Dès lors, ne serait-il pas plus simple de clarifier les choses et dire que dans les industries de réseau il convient de distinguer ce qui est le réseau de ce qui est son exploitation qui n’est le plus souvent qu’une question de marketing et de démarche astucieuse à coup de tarif et de services complémentaires.

Ceci amènerait à séparer de façon draconienne la gestion du réseau de son exploitation. Le réseau étant un bien public puisque financé initialement sur fond public avec l’objectif , revendiqué, de maintenir l’égalité d’accès aux « quatre coins de l’Hegagone », sa gestion revient naturellement à un opérateur public, qui ne peut pas être le régulateur mais qui ne peut pas être non plus un des opérateurs. Cet opérateur public est le seul à avoir le droit d’intervenir dans le développement et la maintenance du réseau.
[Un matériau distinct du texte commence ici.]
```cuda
bool conv_tc_supported(int H, int W, int Cin, int Cout, int ks, int stride, int in_nchw, int out_nchw) {
    if ((stride != 1 && !(stride == 2 && ks == 3)) || in_nchw || (ks != 1 && ks != 3)) return false;
    if (Cin % 64 != 0) return false;
    if (Cout != 3 && Cout % 128 != 0 && Cout != 64) return false;
    if (!out_nchw && Cout % 16 != 0) return false;
    auto pow2 = [](int v) { return v > 0 && (v & (v - 1)) == 0; };
    return pow2(H) && pow2(W);
}

static bool conv3x3_wreg(int Cout, int ks, int stride) { return ks == 3 && stride == 1 && Cout % 128 == 0; }

static void conv_tile(int H, int W, int Cout, int ks, int stride, int& TW, int& TH, int& NB) {
    if (ks == 3 && stride == 1) {
        TW = 8;
        TH = conv3x3_wreg(Cout, ks, stride) && H >= 32 ? 32 : (H > 8 ? 16 : 8);
        NB = TH == 8 ? 2 : 1;
    } else {
        TW = W < 16 ? W : 16;
        TH = (128 / TW) < H ? (128 / TW) : H;
        NB = 128 / (TW * TH);
    }
}

bool conv_tc_gn_fusable(int H, int W, int Cout, int ks, int stride) {
    int TW, TH, NB;
    conv_tile(H, W, Cout, ks, stride, TW, TH, NB);
    const int cg = Cout / 32;
    return Cout % 32 == 0 && (cg == 4 || cg == 8 || cg == 16) && W % TW == 0 && H % TH == 0 && TW * TH >= 32 && (H * W) % 32 == 0;
}

int launch_conv_tc(const void* X16, const void* W16, const void* X16lo, const void* W16lo, const float* bias,
                   const float* residual, float* out, int B, int H, int W, int Cin, int Cout, int ks, int out_nchw,
                   cudaStream_t st, int stride, double* gn_part) {
    if (X16lo == nullptr || W16lo == nullptr) return fail(RQB200_EINVAL, "conv_tc: the lo halves X16lo and W16lo are required");
    if (!out_nchw && Cout % 16 != 0) return fail(RQB200_EINVAL, "conv_tc: an NHWC output needs Cout % 16 == 0");
    if (out_nchw && residual != nullptr) return fail(RQB200_EINVAL, "conv_tc: an NCHW output takes no residual");
    ConvTcParams p = {};
    p.B = B; p.H = H; p.W = W; p.Cin = Cin; p.Cout = Cout; p.ks = ks; p.stride = stride;
    conv_tile(H, W, Cout, ks, stride, p.TW, p.TH, p.NB);
    const bool c3 = ks == 3 && stride == 1;
    if (!c3 && p.TW * p.TH * p.NB != 128) return fail(RQB200_EINVAL, "conv_tc: feature map extent must be a power of two");
    p.tiles_x = (int)ceil_div(W, p.TW); p.tiles_y = (int)ceil_div(H, p.TH); p.tiles_b = (int)ceil_div(B, p.NB);
    const int BN = Cout <= 16 ? 16 : (Cout % 256 == 0 && !c3 ? 256 : (Cout % 128 == 0 ? 128 : 64));
    p.n_tiles_n = (int)ceil_div(Cout, BN);
    p.bias = bias; p.residual = residual; p.out = out; p.out_nchw = out_nchw;
    if (gn_part != nullptr) {
        if (!conv_tc_gn_fusable(H, W, Cout, ks, stride) || out_nchw)
            return fail(RQB200_EINVAL, "conv_tc: GroupNorm statistics cannot be fused for this shape");
        p.gn_part = gn_part;
        p.gn_chunks = H * W / 32;
    }
    CUtensorMap tmA, tmB, tmAlo, tmBlo;
    RQB_TRY(make_tmap_2d(&tmB, W16, 1, (uint64_t)ks * ks * Cin, (uint64_t)Cout, (uint64_t)ks * ks * Cin * 2, 64, (uint32_t)BN));
    RQB_TRY(make_tmap_2d(&tmBlo, W16lo, 1, (uint64_t)ks * ks * Cin, (uint64_t)Cout, (uint64_t)ks * ks * Cin * 2, 64, (uint32_t)BN));
    const int n_sm = sm_count();
    if (c3) {
        RQB_TRY(make_tmap_4d_nhwc(&tmA, X16, (uint64_t)Cin, (uint64_t)W, (uint64_t)H, (uint64_t)B, 64, (uint32_t)p.TW + 2,
                                  (uint32_t)p.TH + 2, (uint32_t)p.NB, 1));
        RQB_TRY(make_tmap_4d_nhwc(&tmAlo, X16lo, (uint64_t)Cin, (uint64_t)W, (uint64_t)H, (uint64_t)B, 64, (uint32_t)p.TW + 2,
                                  (uint32_t)p.TH + 2, (uint32_t)p.NB, 1));
        if (conv3x3_wreg(Cout, ks, stride)) {
            if (p.TH == 32) return launch_conv3x3_wreg_t<32, 1, 1>(tmA, tmB, tmAlo, tmBlo, p, n_sm, st);
            if (p.TH == 16) return launch_conv3x3_wreg_t<16, 1, 3>(tmA, tmB, tmAlo, tmBlo, p, n_sm, st);
            return launch_conv3x3_wreg_t<8, 2, 3>(tmA, tmB, tmAlo, tmBlo, p, n_sm, st);
        }
        return BN == 16 ? launch_conv3x3_tc_t<16, 8>(tmA, tmB, tmAlo, tmBlo, p, n_sm, st)
                        : launch_conv3x3_tc_t<64, 4>(tmA, tmB, tmAlo, tmBlo, p, n_sm, st);
    }
    RQB_TRY(make_tmap_4d_nhwc(&tmA, X16, (uint64_t)Cin, (uint64_t)W * stride, (uint64_t)H * stride, (uint64_t)B, 64, (uint32_t)p.TW,
                              (uint32_t)p.TH, (uint32_t)p.NB, (uint32_t)stride));
    RQB_TRY(make_tmap_4d_nhwc(&tmAlo, X16lo, (uint64_t)Cin, (uint64_t)W * stride, (uint64_t)H * stride, (uint64_t)B, 64,
                              (uint32_t)p.TW, (uint32_t)p.TH, (uint32_t)p.NB, (uint32_t)stride));
    switch (BN) {
        case 16: return launch_conv_tc_t<16, 5, 3>(tmA, tmB, tmAlo, tmBlo, p, n_sm, st);
        case 64: return launch_conv_tc_t<64, 4, 3>(tmA, tmB, tmAlo, tmBlo, p, n_sm, st);
        case 128: return launch_conv_tc_t<128, 3, 3>(tmA, tmB, tmAlo, tmBlo, p, n_sm, st);
        default: return launch_conv_tc_t<256, 2, 3>(tmA, tmB, tmAlo, tmBlo, p, n_sm, st);
    }
}

int launch_rows_gemm_tc(const void* X16, const void* W16, const float* bias, const float* residual, float* out_f32, void* out_16,
                        int gelu, int fmt, int64_t M, int N_out, int K, cudaStream_t st) {
    if (N_out % 128 != 0 || K % 64 != 0 || M < 1 || (out_f32 == nullptr) == (out_16 == nullptr) || bias == nullptr)
        return fail(RQB200_EINVAL, "rows_gemm_tc: need N_out % 128 == 0, K % 64 == 0, a bias and exactly one output");
    ConvTcParams p = {};
    p.B = (int)ceil_div(M, 128); p.H = 8; p.W = 16; p.Cin = K; p.Cout = N_out; p.ks = 1; p.stride = 1;
    p.TW = 16; p.TH = 8; p.NB = 1;
// ... 119 lines not shown
    return check_launch("gn_apply_f16");
}

int launch_cast_f16(const float* X, void* Y16, void* Y16lo, int B, int H, int W, int C, int upsample, cudaStream_t st) {
    if (C % 4 != 0) return fail(RQB200_EINVAL, "cast_f16: C % 4 != 0");
    int64_t total4 = (int64_t)B * H * W * C / 4 * (upsample ? 4 : 1);
    int gx = (int)std::min<int64_t>(ceil_div(total4, 256), sm_count() * 16);
    cast_f16_kernel<<<gx, 256, 0, st>>>(X, (__half*)Y16, (__half*)Y16lo, B, H, W, C, upsample);
    return check_launch("cast_f16");
}

}

extern "C" int rqb200_dbg_conv_tc(const void* X16, const void* W16, const void* X16lo, const void* W16lo, const float* bias,
                                  const float* residual, float* out, int B, int H, int W, int Cin, int Cout, int ks, int out_nchw,
                                  void* stream) {
    return rqb200_dbg_conv_tc_gn(X16, W16, X16lo, W16lo, bias, residual, out, nullptr, B, H, W, Cin, Cout, ks, out_nchw, stream);
}

extern "C" int rqb200_dbg_conv_tc_gn(const void* X16, const void* W16, const void* X16lo, const void* W16lo, const float* bias,
                                     const float* residual, float* out, double* gn_part, int B, int H, int W, int Cin, int Cout, int ks,
                                     int out_nchw, void* stream) {
    const int stride = (out_nchw >> 8) > 1 ? (out_nchw >> 8) : 1;
    if (!rqb::conv_tc_supported(H, W, Cin, Cout, ks, stride, 0, out_nchw & 1)) return rqb::fail(RQB200_EINVAL, "conv_tc: unsupported shape");
    if (out_nchw & 2) return rqb::fail(RQB200_EINVAL, "conv_tc: bf16 operands are not supported (fp16 only)");
    return rqb::launch_conv_tc(X16, W16, X16lo, W16lo, bias, residual, out, B, H, W, Cin, Cout, ks, out_nchw & 1, (cudaStream_t)stream,
                               stride, gn_part);
}

extern "C" int rqb200_dbg_rows_gemm(const void* X16, const void* W16, const float* bias, const float* residual, float* out_f32,
                                    void* out_16, int gelu, int fmt, int64_t M, int N_out, int K, void* stream) {
    return rqb::launch_rows_gemm_tc(X16, W16, bias, residual, out_f32, out_16, gelu, fmt, M, N_out, K, (cudaStream_t)stream);
}
```

rq-vae-transformer_b200/csrc/core.cu:

```cuda
#include "common.cuh"

namespace rqb {
static thread_local std::string g_err;
thread_local int64_t g_launches = 0;
void set_error(const std::string& msg) { g_err = msg; }
int fail(int code, const std::string& msg) {
    g_err = msg;
    return code;
}
}

extern "C" {
const char* rqb200_last_error(void) { return rqb::g_err.c_str(); }
int rqb200_version(void) { return 115; }
int rqb200_device_count(void) {
    int n = 0;
    if (cudaGetDeviceCount(&n) != cudaSuccess) { cudaGetLastError(); return 0; }
    return n;
}
}
```

rq-vae-transformer_b200/csrc/kernels.h:

```cpp
#pragma once
#include <cuda.h>

#include "common.cuh"

namespace rqb {
constexpr int RQ_MAX_TABLES = 16;
struct RqTables {
    const float* cb[RQ_MAX_TABLES];
    int K[RQ_MAX_TABLES];
    int n;
    __host__ __device__ __forceinline__ int of(int depth) const { return n == 1 ? 0 : depth; }
};
int make_rq_tables(RqTables* out, const float* const* cb_host, const int32_t* K_host, int n);

int launch_rq_quantize(const float* x, const RqTables& tabs, int64_t N, int C, int D, int64_t* codes, float* quant_list,
                       float* resid_out, cudaStream_t st, int form = 0);
bool rq_quantize2_supported(int64_t N, const RqTables& tabs, int C);
int launch_rq_quantize2(const float* x, const RqTables& tabs, int64_t N, int C, int D, int64_t* codes, float* quant_list,
                        float* resid_out, cudaStream_t st);
int launch_rq_embed(const int64_t* codes, const RqTables& tabs, int64_t N, int D, int C, float* out, bool sum, cudaStream_t st);
int launch_sample(const float* logits, const float* q, int B, int V, float temperature, int top_k, float top_p,
                  int64_t* out_idx, const int64_t* force, int64_t out_stride, cudaStream_t st, int algo = 1, int cfg_n = 0,
                  float cfg_s = 0.f, const uint8_t* keep = nullptr);
int launch_logprob_rows(const float* lg, int64_t ld, int V, int64_t rows, const int64_t* tgt, int64_t tgt_stride, float* out,
// ... 13 lines not shown
int launch_cond_token(const int64_t* cond, const float* cond_emb, const float* pos_cond, int B, int cond_len, int vocab_cond,
                      int E, int Tn, float* X, cudaStream_t st);
int launch_head_cumsum(const int64_t* codes, const float* cb, int64_t cb_dstride, int B, int HW, int D, int K, int C, int j, int d,
                       float* out, cudaStream_t st, bool last_only = false);
int launch_row_add(const float* in, int64_t in_row_stride, int64_t in_off, const float* pos, int B, int E, float* out,
                   cudaStream_t st);
struct ConvGeom {
    int B, Hi, Wi, Cin;
    int Ho, Wo, Cout;
    int KH, KW, stride;
    int pad;
    int upsample;
    int out_nchw;
    int in_nchw;
};
ConvGeom vae_conv_geom(int B, int H, int W, int Cin, int Cout, int ks, int stride, int upsample, int in_nchw, int out_nchw);
int launch_conv(const float* X, const void* W, int wdtype, const float* bias, const float* R, float* Y, const ConvGeom& g,
                cudaStream_t st);
int launch_groupnorm_silu(const float* X, const float* gamma, const float* beta, float* Y, double* stats_ws, int B, int HW,
                          int C, int silu, cudaStream_t st);
int launch_vae_attn(const float* qkv, float* out, int B, int HW, int C, cudaStream_t st);
size_t groupnorm_ws_doubles(int B, int HW);
int launch_gn_stats(const float* X, double* stats_ws, int B, int HW, int C, cudaStream_t st);
bool conv_tc_supported(int H, int W, int Cin, int Cout, int ks, int stride, int in_nchw, int out_nchw);
int launch_conv_tc(const void* X16, const void* W16, const void* X16lo, const void* W16lo, const float* bias,
                   const float* residual, float* out, int B, int H, int W, int Cin, int Cout, int ks, int out_nchw,
                   cudaStream_t st, int stride = 1, double* gn_part = nullptr);
bool conv_tc_gn_fusable(int H, int W, int Cout, int ks, int stride);
int launch_rows_gemm_tc(const void* X16, const void* W16, const float* bias, const float* residual, float* out_f32, void* out_16,
                        int gelu, int fmt, int64_t M, int N_out, int K, cudaStream_t st);
int launch_groupnorm_f16(const float* X, const float* gamma, const float* beta, void* Y16, void* Y16lo, double* stats_ws, int B,
                         int HW, int C, int silu, cudaStream_t st, int fused_chunks = 0);
int launch_cast_f16(const float* X, void* Y16, void* Y16lo, int B, int H, int W, int C, int upsample, cudaStream_t st);
int make_tmap_4d_nhwc(CUtensorMap* out, const void* base, uint64_t C, uint64_t W, uint64_t H, uint64_t B, uint32_t box_c,
                      uint32_t box_w, uint32_t box_h, uint32_t box_b, uint32_t stride = 1);
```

Pour ce faire, il dispose de deux sources financières : la rémunération que lui versent, en fonction stricte de leur utilisation, tous les opérateurs et le financement public que lui accorde les pouvoirs publics, nationaux ou locaux. Vous comprenez tout de suite que les tarifs pratiqués par ces opérateurs publics devient une donnée stratégique: s’ils sont trop élevés, au regard du service rendu, les exploitants de statut privé et mus essentiellement par la maximisation du capital investi, vous réagir ou se désinvestir. S’ils sont trop bas, c’est soit le réseau lui-même qui pâtit, soit les finances publiques qui pallient. Vous pouvez faire confiance soit aux usagers, soit aux représentants du Peuple pour le faire remarquer.

Si un-e- des candidats-e-s à l’élection présidentielle avance cette proposition, c’est sûr qu’il aura ma voix. Je pense ne pas être le seul.